An event is raised in class A that needs to be handled by a method in class B. (currently via a delegate)

The data that gets passed from the event to the method is currently wrapped in class C.
This obviously requires class B to be dependent on class C.

Is there any techniques/refactoring that i can perform in order to remove this dependecy?
e.g. unrolling the data back to simple primitive data types and passing them directly.

Upvotes: 2

Views: 2550

Answers (5)

Codewerks
Codewerks

Reputation: 5972

Have you looked at Dependency Injection frameworks like Structuremap to at least centralize these dependencies and make them configurable? I haven't tried it with events/delegate types, but it's a great tool if you're passing a lot of custom types/interfaces around your layers.

Upvotes: 0

Rasmus Faber
Rasmus Faber

Reputation: 49687

As most others have said, the dependency on C is probably valid.

However, if depending on C gives you problems, it might be because C is too complicated or has too many dependencies on its own.
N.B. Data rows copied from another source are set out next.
extern "C" int pds_obs_dim(const pds_handle *h) { return h ? h->obs_dim : PDS_EINVAL; }
extern "C" int64_t pds_num_envs(const pds_handle *h) { return h ? h->cfg.num_envs : PDS_EINVAL; }
extern "C" uint64_t pds_tick(const pds_handle *h) { return h ? h->tick : 0; }
extern "C" int pds_latency_steps(const pds_handle *h) { return h ? h->k.lat_steps : PDS_EINVAL; }
extern "C" const char *pds_last_error(const pds_handle *h) { return h ? h->err : g_create_err; }

extern "C" uint64_t pds_sync_tick(pds_handle *h, void *stream) {
  if (!h) return 0;
  DeviceGuard guard(h->cfg.device);
  WaveClock c;
  if (hipStreamSynchronize((hipStream_t)stream) == hipSuccess &&
      hipMemcpy(&c, h->st.clk, sizeof(c), hipMemcpyDeviceToHost) == hipSuccess)
    h->tick = ((uint64_t)c.y << 32) | c.x;
// ... 161 lines not shown
  const unsigned cus = (unsigned)h->num_cus;
  lf.half_tile = grid.x > (unsigned)kFullTileBlocksPerCU * cus * (256 / kBlock) && grid.x <= (merged ? 5u : 8u) * cus * (256 / kBlock);
  if (h->force_tile) lf.half_tile = h->force_tile == 1;
  if (lf.on || lf.lat) lf.half_tile = false;
  int kind = kLaunchStep;
  if (PDS_REGEN_OBS && h->stored_from_agg > 0 && lf.on && !lf.hold && h->cfg.aggregate_phy_steps >= h->stored_from_agg &&
      d_variates == nullptr) {
    kind = kLaunchStepStored;
    if (!h->stored_ready) {
      if (const int rc = materialize_kept_obs(h, (hipStream_t)stream)) return rc;
      h->stored_ready = true;
    }
  }
  const bool split = h->split_reset && h->cfg.auto_reset && d_variates == nullptr && kind == kLaunchStep &&
                     split_reset_supported(h->cfg.task, lf);
  launch_family(h, split ? kLaunchStepSplit : kind, lf, grid, (hipStream_t)stream, a);
  if (split) {
    a.k_steps = lf.hold ? 2 : ((PDS_REGEN_OBS && lf.on) ? 0 : 1);
    const dim3 pgrid((unsigned)((a.n + kPostResetEnvsPerBlock - 1) / kPostResetEnvsPerBlock));
    launch_family(h, kLaunchPostReset, lf, pgrid, (hipStream_t)stream, a);
  }
  PDS_HIP(h, hipGetLastError());
  h->tick += 1;
  return PDS_OK;
}

extern "C" int pds_step(pds_handle *h, const float *d_actions, float *d_obs, float *d_reward,
                        uint8_t *d_terminated, uint8_t *d_truncated, float *d_cost, float *d_final_obs,
                        void *stream) {
  return pds_step_with_variates(h, d_actions, nullptr, d_obs, d_reward, d_terminated, d_truncated, d_cost,
                                d_final_obs, stream);
// ... 178 lines not shown
  DeviceGuard guard(h->cfg.device);
  PDS_HIP(h, guard.err);
  FieldArgs a;
  memset(&a, 0, sizeof(a));
  a.st = h->st; a.k = h->k; a.user = d_ptr; a.n = h->cfg.num_envs; a.field = field; a.task = h->cfg.task; a.set = set;
  a.has_motor = h->flags.motor; a.has_dr = h->flags.dr; a.has_tn = h->flags.tn; a.has_on = h->flags.on; a.ctrl = h->flags.ctrl;
  a.regen_obs = PDS_REGEN_OBS && h->flags.on && !h->flags.hold;
  if (set && field != PDS_F_NOISY_OBS)
    if (const int rc = materialize_kept_obs(h, (hipStream_t)stream)) return rc;
  a.env_id_base = (unsigned long long)h->cfg.env_id_base;
  a.seed_lo = (uint32_t)h->cfg.seed; a.seed_hi = (uint32_t)(h->cfg.seed >> 32);
  const dim3 grid((unsigned)((a.n + kBlock - 1) / kBlock));
  hipLaunchKernelGGL(field_kernel, grid, dim3(kBlock), 0, (hipStream_t)stream, a);
  PDS_HIP(h, hipGetLastError());
  if (set) h->was_reset = true;
  return PDS_OK;
}
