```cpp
struct Lane {
  int s0 = 0, S = 0;
  Pipe pipe;
  hipStream_t st = nullptr;
  bool own_st = false;
  uint8_t* pyr0[2][LK_MAX_LEVELS] = {};
  uint8_t* pyr1[LK_MAX_LEVELS] = {};
  uint32_t* tc = nullptr;
  int tc_stride = 0;
  GfttScratch gftt;
  float* gftt_xy = nullptr;
  float* dem_sorted = nullptr;
  int* dem_roff = nullptr;
  int* gftt_n = nullptr;
  unsigned* eq_hist = nullptr;
  uint8_t* eq_lut = nullptr;
  uint8_t* d_inputs = nullptr;
  double* d_time = nullptr;
  const uint8_t** d_tab = nullptr;
  size_t input_bytes = 0;
// ... 137 lines not shown
```

### flvis_amd/csrc/track_kernels.hip

```cpp
#include <vector>

#include "dev_common.hpp"
#include "dev_geom.hpp"
#include "epnp_core.hpp"
#include "feature_dem_dev.hpp"
#include "track_kernels.hpp"
#include "cv_solvers.hpp"
#include "vi_motion.hpp"

namespace flvis {

FD Landmark* lm_ptr(const Pipe& p, int slot, int s) { return p.lm + ((size_t)slot * p.S + s) * NMAX; }

extern __shared__ __attribute__((aligned(16))) unsigned char pl_smem[];

FD int glibc_rand_next(StreamState& st) {
  int pos = st.rnd_pos;
  int a = st.rnd_r[(pos + 34 - 31) % 34], b = st.rnd_r[(pos + 34 - 3) % 34];
  int n = (int)((unsigned)a + (unsigned)b);
  st.rnd_r[pos] = n;
  st.rnd_pos = (pos + 1) % 34;
  return (int)(((unsigned)n) >> 1);
}

// ... 1947 lines not shown
    const int i = c * T + tid;
    const bool keep = i < n && !(d[c] > sh);
    Landmark lm;
    if (keep) lm = lms[i];
    int tot;
    const int k = kept + block_rank<T / 64>(keep, s_cnt, tot);
    if (keep) {
      lm.inlier = 1;
      lms[k] = lm;
      double* ex = p.exist_xy + ((size_t)s * NMAX + k) * 2;
      ex[0] = lm.p2d[0];
      ex[1] = lm.p2d[1];
    }
    kept += tot;
  }
  if (tid == 0) {
    st.n_lm[cur] = kept;
    st.orig_size = kept;
    p.n_exist[s] = kept;
    p.det_mode[s] = 2;
    p.det_maxc[s] = p.cam.gftt_num;
    st.vi_corr_due = st.has_imu ? 1 : 0;
  }
}
__global__ __launch_bounds__(PL_T) void k_pose_lm_filter(Pipe p) {
  kj_wait(p.kj);
  k_pose_lm_body(p);
  __syncthreads();
  reproj_filter_chunks_dev<PL_T>(p, reinterpret_cast<PoseLMShared*>(pl_smem)->terms);
  kj_signal(p.kj);
}
__global__ void k_vi_correction(Pipe p) {
  const int s = blockIdx.x * blockDim.x + threadIdx.x;
  if (s >= p.S) return;
  StreamState& st = p.st[s];
  if (!st.vi_corr_due) return;
  st.vi_corr_due = 0;
  const int cur = st.cur;
  ViRing ring{p.vi + (size_t)s * VI_QUEUE, &st};
  vi_correction_from_vision(rig_of(p, s), st, ring, st.frame_time[cur], load_pose7(st.T_c_w[cur]), st.frame_time[cur ^ 1],
                            load_pose7(st.T_c_w[cur ^ 1]));
}

template <int T>
__device__ __forceinline__ void k_add_new_body(const Pipe& p) {
  const int s = blockIdx.x;
  CRig& rg = rig_of(p, s);
  StreamState& st = p.st[s];
  const int mode = p.det_mode[s];
  if (mode == 0) return;
  const int lane = threadIdx.x;
  const int cur = st.cur;
  Landmark* lms = lm_ptr(p, cur, s);
  int n0 = st.n_lm[cur];
  int nn = p.n_new[s];
  if (n0 + nn > NMAX) nn = NMAX - n0;
  const float* xy = p.new_xy + (size_t)s * NEW_MAX * 2;
  const bool as_inlier = (mode == 1) ? true : (st.orig_size < 60);
  for (int k = lane; k < nn; k += T) {
    float src[2] = {xy[2 * k], xy[2 * k + 1]};
    float und[2] = {src[0], src[1]};
    if ((mode == 1 && p.cam.cam_type != CAM_DEPTH) || p.cam.cam_type == CAM_STEREO_UNRECT)
      undistort_point(src, rig_arr(rg.K0).v, rig_arr(rg.D0).v, rig_arr(rg.R0).v, rig_arr(rg.P0).v, und);
    Landmark lm;
    lm.id = st.lm_id_counter + k;
    lm.p3w[0] = lm.p3w[1] = lm.p3w[2] = 0;
    lm.p3c[0] = lm.p3c[1] = lm.p3c[2] = 0;
    lm.p2d[0] = (double)src[0];
    lm.p2d[1] = (double)src[1];
    lm.p2u[0] = (double)und[0];
    lm.p2u[1] = (double)und[1];
    lm.first2d[0] = lm.p2u[0];
    lm.first2d[1] = lm.p2u[1];
    for (int j = 0; j < 7; j++) lm.first_pose[j] = st.T_c_w[cur][j];
// ... 52 lines not shown
  kj_wait(p.kj);
  k_depth_seeds_body(p);
  kj_signal(p.kj);
  kj_post_wait(p.kj);
}
__global__ __launch_bounds__(256) void k_add_new_seeds(Pipe p) {
  kj_wait(p.kj);
  const int s = blockIdx.x;
  if (p.det_mode[s] != 0) {
    k_add_new_body<256>(p);
    __syncthreads();
    for (int i = threadIdx.x; i < NMAX; i += 256) depth_seed_dev(p, s, i);
  }
  kj_signal(p.kj);
  kj_post_wait(p.kj);
}
static_assert(DEM_T == 256, "k_dem_add_new_seeds: FeatureDEM's body, k_add_new_body<256> and the seeds share one workgroup");
__global__ __launch_bounds__(256) void k_dem_add_new_seeds(Pipe p, DemLaunch d, int with_seeds) {
  kj_wait(p.kj);
  const int s = blockIdx.x;
  k_feature_dem_body(d.w, d.h, p.cam.dem, d.sorted_xy, d.region_off, d.corner_cap, p.det_mode, p.exist_xy, p.n_exist, NMAX, p.new_xy, p.n_new,
                     NEW_MAX);
  __syncthreads();
  if (p.det_mode[s] != 0) {
    k_add_new_body<256>(p);
    if (with_seeds) {
      __syncthreads();
      for (int i = threadIdx.x; i < NMAX; i += 256) depth_seed_dev(p, s, i);
    }
  }
  kj_signal(p.kj);
  kj_post_wait(p.kj);
}
__device__ __forceinline__ void k_depth_triangulate_body(const Pipe& p) {
  const int s = blockIdx.y;
  CRig& rg = rig_of(p, s);
  const StreamState& st = p.st[s];
  if (p.det_mode[s] == 0) return;
  const int cur = st.cur;
  const int n = st.n_lm[cur];
  const int i = blockIdx.x * 256 + threadIdx.x;
  if (i >= n) return;
  const Landmark& lm = lm_ptr(p, cur, s)[i];
  const SE3d T = load_pose7(st.T_c_w[cur]);
  SE3d T1 = load_pose7(lm.first_pose);
  V3 baseline = T1.t - T.t;
  double* tri = p.tri + ((size_t)s * NMAX + i) * 3;
  unsigned char tm = 0;
  tri[0] = tri[1] = tri[2] = 0;
  if (norm(baseline) >= 0.2) {
    V3 pw = triangulate_two_view(lm.first2d[0], lm.first2d[1], lm.p2u[0], lm.p2u[1], T1, T, rg.fx, rg.fy, rg.cx,
                                 rg.cy);
    V3 pc = se3_act(T, pw);
    if (pc.z >= 0.5 && pc.z <= (double)rg.range) {
      tri[0] = pc.x;
      tri[1] = pc.y;
      tri[2] = pc.z;
      tm = 1;
    }
  }
  p.tri_mask[(size_t)s * NMAX + i] = tm;
}
__global__ __launch_bounds__(256) void k_depth_triangulate(Pipe p) {
  kj_wait(p.kj);
  k_depth_triangulate_body(p);
  kj_signal(p.kj);
}

__device__ __forceinline__ void k_depth_innovate_body(const Pipe& p) {
  const int s = blockIdx.x;
  CRig& rg = rig_of(p, s);
  StreamState& st = p.st[s];
  if (p.det_mode[s] == 0) return;
  const int i = threadIdx.x;
  const int cur = st.cur;
  Landmark* lms = lm_ptr(p, cur, s);
  const int n = st.n_lm[cur];
  __shared__ float rnd[NMAX];
  __shared__ int s_cnt[NMAX / 64];
  const float* p1 = p.next_pts + (size_t)s * NMAX * 2;
  const uint8_t* status = p.lk_status + (size_t)s * NMAX;
  const double range = (double)rg.range;
  const bool valid = i < n;
  Landmark lm;
  bool ok = false;
  V3 meas{0, 0, 0};
  const bool depth_cam = p.cam.cam_type == CAM_DEPTH;
  float ptx = 0.f, pty = 0.f;
  if (valid) {
    lm = lms[i];
    if (depth_cam) {
      ptx = (float)round(lm.p2d[0]);
      pty = (float)round(lm.p2d[1]);
      const int ix = min(max(__float2int_rn(ptx), 0), p.cam.w - 1), iy = min(max(__float2int_rn(pty), 0), p.cam.h - 1);
      const uint16_t d16 = reinterpret_cast<const uint16_t*>(p.in_img1)[(size_t)s * p.cam.w * p.cam.h + (size_t)iy * p.cam.w + ix];
      const float z = (float)((double)d16 / rg.depth_scale);
      if ((double)z >= 0.3 && z <= rg.range) {
        meas = V3{((double)ptx - rg.cx) * (double)z / rg.fx, ((double)pty - rg.cy) * (double)z / rg.fy, (double)z};
        ok = true;
      }
    } else if (status[i] == 1) {
      float src[2] = {p1[2 * i], p1[2 * i + 1]}, u1[2];
      undistort_point(src, rig_arr(rg.K1).v, rig_arr(rg.D1).v, rig_arr(rg.R1).v, rig_arr(rg.P1).v, u1);
      float u0x = (float)lm.p2u[0], u0y = (float)lm.p2u[1];
      V3 pc = triangulate_dlt((double)u0x, (double)u0y, (double)u1[0], (double)u1[1], rig_arr(rg.P0).v, rig_arr(rg.P1).v);
      if (!(pc.z < 0 || pc.z > range)) {
        meas = pc;
        ok = true;
      }
    }
  }
  int nfail;
  const int frank = block_rank<NMAX / 64>(valid && !ok, s_cnt, nfail);
  if (i == 0)
    for (int k = 0; k < nfail; k++)
      rnd[k] = (float)(0.3 + (double)((float)glibc_rand_next(st) / ((float)(2147483647 / (0.4)))));
  __syncthreads();
  if (valid) {
    const SE3d T = load_pose7(st.T_c_w[cur]);
    const SE3d Tinv = se3_inverse(T);
    const float iir = rg.iir_ratio;
    const bool tm = p.tri_mask[(size_t)s * NMAX + i] != 0;
    if (!ok) {
      double depth = (double)rnd[frank];
      if (depth_cam) {
        meas = V3{(lm.p2d[0] - rg.cx) * depth / rg.fx, (lm.p2d[1] - rg.cy) * depth / rg.fy, depth};
      } else {
        float u0x = (float)lm.p2u[0], u0y = (float)lm.p2u[1];
        meas = V3{((double)u0x - rg.cx) * depth / rg.fx, ((double)u0y - rg.cy) * depth / rg.fy, depth};
      }
    }
    if (!ok && !tm) {
      if (!depth_cam && !lm.has3d && rg.enable_dummy) {
        V3 pw = se3_act(Tinv, meas);
        lm.p3c[0] = meas.x; lm.p3c[1] = meas.y; lm.p3c[2] = meas.z;
        lm.p3w[0] = pw.x; lm.p3w[1] = pw.y; lm.p3w[2] = pw.z;
        lm.has3d = 1;
      }
    } else {
      V3 m = meas;
      if (!ok) {
        const double* tri = p.tri + ((size_t)s * NMAX + i) * 3;
        m = V3{tri[0], tri[1], tri[2]};
      }
      if (lm.has3d) {
        V3 lc = se3_act(T, V3{lm.p3w[0], lm.p3w[1], lm.p3w[2]});
        V3 upd = lc * (double)iir + m * (double)(1 - iir);
        V3 pw = se3_act(Tinv, upd);
        lm.p3c[0] = upd.x; lm.p3c[1] = upd.y; lm.p3c[2] = upd.z;
        lm.p3w[0] = pw.x; lm.p3w[1] = pw.y; lm.p3w[2] = pw.z;
      } else {
        V3 pw = se3_act(Tinv, m);
        lm.p3c[0] = m.x; lm.p3c[1] = m.y; lm.p3c[2] = m.z;
        lm.p3w[0] = pw.x; lm.p3w[1] = pw.y; lm.p3w[2] = pw.z;
        lm.has3d = 1;
      }
    }
  }
  int kept;
  const bool keep = valid && lm.has3d;
  const int k = block_rank<NMAX / 64>(keep, s_cnt, kept);
  if (keep) lms[k] = lm;
  if (i == 0) st.n_lm[cur] = kept;
}
__global__ __launch_bounds__(NMAX) void k_depth_innovate(Pipe p) {
  kj_wait(p.kj);
  k_depth_innovate_body(p);
  kj_signal(p.kj);
}

constexpr int FE_T = 256;
template <int T>
__device__ __forceinline__ void k_frame_end_body(const Pipe& p) {
  const int s = blockIdx.x;
  StreamState& st = p.st[s];
  const int lane = threadIdx.x;
  __shared__ int s_newkf;
// ... 386 lines not shown
    }
    e = hipMemcpyToSymbol(HIP_SYMBOL(g_f_sub7), s7.data(), s7.size() * sizeof(unsigned short));
    if (e == hipSuccess) e = hipMemcpyToSymbol(HIP_SYMBOL(g_f_rng7), r7.data(), r7.size() * sizeof(unsigned long long));
    if (e != hipSuccess) return e;
  }
  e = hipMemcpyToSymbol(HIP_SYMBOL(g_pnp_sub5), s5.data(), s5.size() * sizeof(unsigned short));
  if (e == hipSuccess) e = hipMemcpyToSymbol(HIP_SYMBOL(g_pnp_sub4), s4.data(), s4.size() * sizeof(unsigned short));
  if (e == hipSuccess) e = hipMemcpyToSymbol(HIP_SYMBOL(g_pnp_rng5), r5.data(), r5.size() * sizeof(unsigned long long));
  if (e == hipSuccess) e = hipMemcpyToSymbol(HIP_SYMBOL(g_pnp_rng4), r4.data(), r4.size() * sizeof(unsigned long long));
  if (e == hipSuccess && dev >= 0 && dev < 64) done[dev] = true;
  return e;
}
hipError_t track_kernels_init() {
  {
    const hipError_t e = pnp_tables_init();
    if (e != hipSuccess) return e;
  }
  {
    const hipError_t e = hipFuncSetAttribute((const void*)k_pose_lm_filter, hipFuncAttributeMaxDynamicSharedMemorySize, (int)sizeof(PoseLMShared));
    if (e != hipSuccess) return e;
  }
  return hipFuncSetAttribute((const void*)k_pose_lm, hipFuncAttributeMaxDynamicSharedMemorySize, (int)sizeof(PoseLMShared));
}
void launch_reproj_filter(hipStream_t st, const Pipe& p) { hipLaunchKernelGGL(k_reproj_filter, dim3(p.S), dim3(NMAX), 0, st, p); }
void launch_vi_correction(hipStream_t st, const Pipe& p) { hipLaunchKernelGGL(k_vi_correction, dim3((p.S + 63) / 64), dim3(64), 0, st, p); }
void launch_add_new(hipStream_t st, const Pipe& p) { hipLaunchKernelGGL(k_add_new, dim3(p.S), dim3(64), 0, st, p); }
void launch_depth_seeds(hipStream_t st, const Pipe& p) {
  hipLaunchKernelGGL(k_depth_seeds, dim3(NMAX / 256, p.S), dim3(256), 0, st, p);
}
void launch_add_new_seeds(hipStream_t st, const Pipe& p) { hipLaunchKernelGGL(k_add_new_seeds, dim3(p.S), dim3(256), 0, st, p); }
void launch_dem_add_new_seeds(hipStream_t st, const Pipe& p, const DemLaunch& d, bool with_seeds) {
  hipLaunchKernelGGL(k_dem_add_new_seeds, dim3(p.S), dim3(256), dem_body_lds(d.corner_cap), st, p, d, with_seeds ? 1 : 0);
}
void launch_depth_triangulate(hipStream_t st, const Pipe& p) {
  hipLaunchKernelGGL(k_depth_triangulate, dim3(NMAX / 256, p.S), dim3(256), 0, st, p);
}
void launch_depth_innovate(hipStream_t st, const Pipe& p) { hipLaunchKernelGGL(k_depth_innovate, dim3(p.S), dim3(NMAX), 0, st, p); }
void launch_frame_end(hipStream_t st, const Pipe& p) {
  hipLaunchKernelGGL(k_frame_end, dim3(p.S), dim3(FE_T), 0, st, p);
}
void launch_depth_innovate_end(hipStream_t st, const Pipe& p) {
  hipLaunchKernelGGL(k_depth_innovate_end, dim3(p.S), dim3(NMAX), 0, st, p);
}

}
```

### flvis_amd/csrc/track_kernels.hpp

```cpp
#pragma once
#include "pipeline.hpp"

namespace flvis {

constexpr int NEW_MAX = 1024;
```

If class C is passed in an event, it should probably be a POCO class with no dependencies of its own, so you might want to consider refactoring that.

If C has complicated methods of its own, it is a good bet that they actually belong on class A.

Upvotes: 0

Chris Shaffer
Chris Shaffer

Reputation: 32585

I agree with Steven Lowe; The dependency probably is valid. The only alternative I can offer is to depend on an interface instead of an actual class, but it pretty much boils down to the same thing.

Upvotes: 2

Steven A. Lowe
Steven A. Lowe

Reputation: 61242

unrolling to primitives would work, but be certain that you really do want to remove this dependency. It is perfectly valid for classes A and B to both depend on C if C is a bridge between them, or if C feeds both of them, etc.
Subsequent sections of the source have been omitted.